[Goal of the exercise]:
Where does the string "rloc" appear in the records? Copy each line that holds it.

Listed entries below:

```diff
@@ -384,29 +443,33 @@
   constexpr int PPW = AP + BPW;
   __shared__ __attribute__((aligned(16))) int8_t smem[NST * STG];
   const int bj = blockIdx.x;
-  const int bi = (int)(gridDim.y - 1 - blockIdx.y);
+  const int bi = p.bi0 + (int)(gridDim.y - 1 - blockIdx.y);
   const int i0 = bi * IBM, j0 = bj * TBN;
-  const int jb = j0 / IBN, jr = j0 % IBN;
-  const int ke = a_lower ? min(K, i0 + IBM) : K;
+  const int jb = p.b_rb0 + j0 / IBN, jr = j0 % IBN;
+  const int ke = min(p.k_cap, (bi - p.k_bi0 + 1) * IBM);
+  const bool afold = bi >= p.a_fold;
+  const int arb = afold ? bi - p.a_fold : bi, as0 = afold ? p.a_fold_slab0 : p.a_slab0;
   const int tid = threadIdx.x, lane = tid & 63, wid = __builtin_amdgcn_readfirstlane(tid >> 6);
   const int wr = wid / WC, wc = wid % WC;
   const int l16 = lane & 15, lq = lane >> 4;
-  const int64_t kslabs = K / IBK;
-  const int8_t* Ap = A + (int64_t)bi * kslabs * I_OP;
-  const bool alias = jb >= alias_rb;
-  const int8_t* Bp = B + (int64_t)jb * kslabs * I_OP + jr * IBK;
-  const int8_t* Bq = B + ((int64_t)(alias ? jb - alias_rb : 0) * kslabs + alias_ks) * I_OP + jr * IBK;
+  const int64_t kslabs = kslabs_i;
+  const int8_t* Ap = A + ((int64_t)arb * kslabs + as0) * I_OP;
+  const bool alias = jb >= p.alias_rb;
+  const int alias_ks = p.alias_ks;
+  const int8_t* Bp = B + ((int64_t)jb * kslabs + p.b_slab0) * I_OP + jr * IBK;
+  const int8_t* Bq = B + ((int64_t)(alias ? jb - p.alias_rb : 0) * kslabs + alias_ks) * I_OP + jr * IBK;
   int nsl = ke / IBK;
   const int* sl = nullptr;
   if (slist != nullptr) {
-    const int c = scnt[(int64_t)jb * (kslabs / 4 + 1) + ke / IBM];
+    const int* cn = scnt + (int64_t)jb * (kslabs / 4 + 1) + p.b_slab0 / 4;
+    const int c0 = cn[0], c = cn[ke / IBM] - c0;
     if (c == 0 || c >= NST - 1) {
       nsl = c;
-      sl = slist + (int64_t)jb * kslabs;
-    }
-  }
-
-  const int bias = (int)ozaki_acc_bias(K, modulus);
+      sl = slist + (int64_t)jb * kslabs + c0;
+    }
+  }
+
+  const int bias = (int)ozaki_acc_bias(p.k_cap, modulus);
   i4v acc[8][4];
 #pragma unroll
   for (int mi = 0; mi < 8; ++mi)
@@ -414,10 +477,12 @@
     for (int ni = 0; ni < 4; ++ni) acc[mi][ni] = i4v{bias, bias, bias, bias};
 
   const int drow = lane >> 2, dchunk = lane & 3;
-  const int rec = (int)(kslabs * I_OP);
-  const __amdgpu_buffer_rsrc_t rA = __builtin_amdgcn_make_buffer_rsrc((void*)Ap, (short)0, rec, 0x00020000);
-  const __amdgpu_buffer_rsrc_t rBp = __builtin_amdgcn_make_buffer_rsrc((void*)Bp, (short)0, rec, 0x00020000);
-  const __amdgpu_buffer_rsrc_t rBq = __builtin_amdgcn_make_buffer_rsrc((void*)Bq, (short)0, rec, 0x00020000);
+  const __amdgpu_buffer_rsrc_t rA =
+      __builtin_amdgcn_make_buffer_rsrc((void*)Ap, (short)0, (int)((kslabs - as0) * I_OP), 0x00020000);
+  const __amdgpu_buffer_rsrc_t rBp =
+      __builtin_amdgcn_make_buffer_rsrc((void*)Bp, (short)0, (int)((kslabs - p.b_slab0) * I_OP), 0x00020000);
+  const __amdgpu_buffer_rsrc_t rBq =
+      __builtin_amdgcn_make_buffer_rsrc((void*)Bq, (short)0, (int)((kslabs - alias_ks) * I_OP), 0x00020000);
   int voA[AP], voB[BPW];
 #pragma unroll
   for (int h = 0; h < AP; ++h) {
@@ -472,7 +537,8 @@
         acc[4 * half + u][ni] = __builtin_amdgcn_mfma_i32_16x16x64_i8(a[u], b[ni], acc[4 * half + u][ni], 0, 0, 0);
   };
   typedef const __attribute__((address_space(4))) int* const_int_ptr;
-  auto slab = [&](int s) -> int { return sl ? ((const_int_ptr)sl)[min(s, nsl - 1)] : s; };
+  const int b_slab0 = p.b_slab0;
+  auto slab = [&](int s) -> int { return sl ? ((const_int_ptr)sl)[min(s, nsl - 1)] - b_slab0 : s; };
   if (nsl > 0) {
 #pragma unroll
     for (int q = 0; q < NST - 1; ++q) issue(slab(q), q);
@@ -546,24 +612,50 @@
   constexpr int TP = IBM + 16;
   static_assert(TBN * TP <= NST * STG, "epilogue image fits the ring");
   const OzModConsts mc = ozaki_mod_consts(modulus);
-#pragma unroll
-  for (int mi = 0; mi < 8; ++mi)
-#pragma unroll
-    for (int ni = 0; ni < 4; ++ni) {
-      uint32_t pk = 0;
-#pragma unroll
-      for (int u = 0; u < 4; ++u) pk |= ozaki_mod_u32((uint32_t)acc[mi][ni][u], mc) << (8 * u);
-      const int rloc = wr * 128 + mi * 16 + 4 * lq;
-      const int cloc = wc * 64 + ni * 16 + l16;
-      *reinterpret_cast<uint32_t*>(T + cloc * TP + rloc) = pk;
-    }
+  constexpr int NP = (IBM * TBN / 16) / (TBN * 2);
+  auto epilogue = [&](auto add_c) {
+    constexpr bool add = decltype(add_c)::value;
+    if constexpr (add) {
+      const uint8_t* Cp = C + (int64_t)(p.add_col0 + j0) * ldc + i0;
+      i4v pv[NP];
+#pragma unroll
+      for (int q = 0; q < NP; ++q) {
+        const int id = tid + TBN * 2 * q;
+        pv[q] = __builtin_nontemporal_load(reinterpret_cast<const i4v*>(Cp + (int64_t)(id >> 4) * ldc + 16 * (id & 15)));
+      }
+#pragma unroll
+      for (int q = 0; q < NP; ++q) {
+        const int id = tid + TBN * 2 * q;
+        *reinterpret_cast<i4v*>(T + (id >> 4) * TP + 16 * (id & 15)) = pv[q];
+      }
+      __syncthreads();
+    }
+#pragma unroll
+    for (int mi = 0; mi < 8; ++mi)
+#pragma unroll
+      for (int ni = 0; ni < 4; ++ni) {
+        const int rloc = wr * 128 + mi * 16 + 4 * lq;
+        const int cloc = wc * 64 + ni * 16 + l16;
+        uint32_t* t = reinterpret_cast<uint32_t*>(T + cloc * TP + rloc);
+        uint32_t prior = 0;
+        if constexpr (add) prior = *t;
+        uint32_t pk = 0;
+#pragma unroll
+        for (int u = 0; u < 4; ++u)
+          pk |= ozaki_mod_u32((uint32_t)acc[mi][ni][u] + ((prior >> (8 * u)) & 0xffu), mc) << (8 * u);
+        *t = pk;
+      }
+  };
+  if (p.add_col0 >= 0) epilogue(std::true_type{});
+  else epilogue(std::false_type{});
   __syncthreads();
-#pragma unroll
-  for (int p = 0; p < (IBM * TBN / 16) / (TBN * 2); ++p) {
-    const int id = tid + TBN * 2 * p;
+  uint8_t* Cc = C + (int64_t)(p.c_col0 + j0) * ldc + i0;
+#pragma unroll
+  for (int q = 0; q < NP; ++q) {
+    const int id = tid + TBN * 2 * q;
     const int cloc = id >> 4, ch = id & 15;
     const i4v v = *reinterpret_cast<const i4v*>(T + cloc * TP + 16 * ch);
-    __builtin_nontemporal_store(v, reinterpret_cast<i4v*>(C + (int64_t)(j0 + cloc) * ldc + i0 + 16 * ch));
+    __builtin_nontemporal_store(v, reinterpret_cast<i4v*>(Cc + (int64_t)cloc * ldc + 16 * ch));
   }
 }
 
diff --git a/2d-gp_amd/csrc/ozaki_host.hpp b/2d-gp_amd/csrc/ozaki_host.hpp
--- a/2d-gp_amd/csrc/ozaki_host.hpp
+++ b/2d-gp_amd/csrc/ozaki_host.hpp
@@ -44,6 +44,34 @@
   }
 };
 
+constexpr int64_t oz_s_npad(int64_t n) { return (n > 0 && n % (2 * IBM) == 0) ? n / 2 : 0; }
+
+struct OzakiProducts {
+  int count;
+  IgemmProd prod[3];
+  unsigned gx[3], gy[3];
+  OzakiProducts(int64_t n, int64_t cp, bool three) {
+    const int nb = (int)(n / IBM), nbh = (int)(cp / IBN), hs = (int)(n / 2 / IBK);
+    if (!three) {
+      count = 1;
+      prod[0] = IgemmProd::plain((int)n, true);
+      prod[0].alias_rb = nbh;
+      prod[0].alias_ks = hs;
+      gx[0] = 2u * nbh;
+      gy[0] = (unsigned)nb;
+      return;
+    }
+    const int nb2 = nb / 2, npad = (int)(n / 2), vcol = (int)cp;
+    count = 3;
+    prod[0] = {0,   0,      nb2,    hs,          0,    hs,     INT_MAX, 0,       0,    npad, vcol,  -1};
+    prod[1] = {0,   0,      INT_MAX, 0,          0,    0,      INT_MAX, 0,       0,    npad, 0,     vcol};
+    prod[2] = {nb2, hs,     INT_MAX, 0,          nbh,  hs,     INT_MAX, 0,       nb2,  npad, vcol,  vcol};
+    gx[0] = gx[1] = gx[2] = (unsigned)nbh;
+    gy[0] = gy[1] = (unsigned)nb;
+    gy[2] = (unsigned)nb2;
+  }
+};
+
 constexpr bool ozaki_work_ok(int64_t n, int64_t chunk, int nmod) {
   for (int inl = 0; inl < 2; ++inl) {
     const OzakiWork w(n, chunk, nmod, inl);
diff --git a/2d-gp_amd/gp2d/_native.py b/2d-gp_amd/gp2d/_native.py
--- a/2d-gp_amd/gp2d/_native.py
+++ b/2d-gp_amd/gp2d/_native.py
@@ -28,7 +28,8 @@
     "gp2d_ozaki_guard_workspace", "gp2d_ozaki_guard", "gp2d_ozaki_error_model", "gp2d_ozaki_guard_bits",
     "gp2d_predict_ozaki_workspace", "gp2d_predict_ozaki_workspace_nmod",
     "gp2d_predict_ozaki", "gp2d_ozaki_nmod_apriori", "gp2d_ozaki_kstar_bytes", "gp2d_ozaki_kstar",
-    "gp2d_predict_ozaki_planes_workspace", "gp2d_predict_ozaki_planes", "gp2d_ozaki_set_skip", "gp2d_morton_codes",
+    "gp2d_predict_ozaki_planes_workspace", "gp2d_predict_ozaki_planes", "gp2d_ozaki_set_skip", "gp2d_ozaki_set_three_products",
+    "gp2d_morton_codes",
     "gp2d_morton_sort_workspace", "gp2d_morton_sort", "gp2d_gather_rows", "gp2d_obs_pad", "gp2d_lml", "gp2d_lml_grad_count",
     "gp2d_lml_grad_workspace", "gp2d_lml_grad",
     "gp2d_kernel_grad_count", "gp2d_kernel_grad_workspace", "gp2d_kernel_grad",
@@ -124,6 +125,7 @@
     "gp2d_predict_ozaki_workspace": (_SZ, [_I64, _I64]),
     "gp2d_predict_ozaki_workspace_nmod": (_SZ, [_I64, _I64, _I]),
     "gp2d_ozaki_set_skip": (None, [_I]),
+    "gp2d_ozaki_set_three_products": (None, [_I]),
     "gp2d_morton_codes": (_I, [_P, _I64, _I, _P, _P, _P]),
     "gp2d_morton_sort_workspace": (_SZ, [_I64]),
     "gp2d_morton_sort": (_I, [_P, _I64, _I, _P, _P, _P, _SZ, _P]),
diff --git a/include/gp2d.h b/include/gp2d.h
--- a/include/gp2d.h
+++ b/include/gp2d.h
@@ -122,6 +122,7 @@
 size_t gp2d_predict_ozaki_workspace(int64_t n, int64_t chunk);
 size_t gp2d_predict_ozaki_workspace_nmod(int64_t n, int64_t chunk, int nmod);
 void   gp2d_ozaki_set_skip(int on);
+void   gp2d_ozaki_set_three_products(int on);
 int    gp2d_morton_codes(const double* pts, int64_t n, int dim, double* bbox, int64_t* codes, void* stream);
 size_t gp2d_morton_sort_workspace(int64_t n);
 int    gp2d_morton_sort(const double* pts, int64_t n, int dim, double* sorted, int64_t* order, void* work,
```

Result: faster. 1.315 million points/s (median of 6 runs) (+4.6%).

End of Listed entries.

[Reply]:
-      const int rloc = wr * 128 + mi * 16 + 4 * lq;
-      *reinterpret_cast<uint32_t*>(T + cloc * TP + rloc) = pk;
+        const int rloc = wr * 128 + mi * 16 + 4 * lq;
+        uint32_t* t = reinterpret_cast<uint32_t*>(T + cloc * TP + rloc);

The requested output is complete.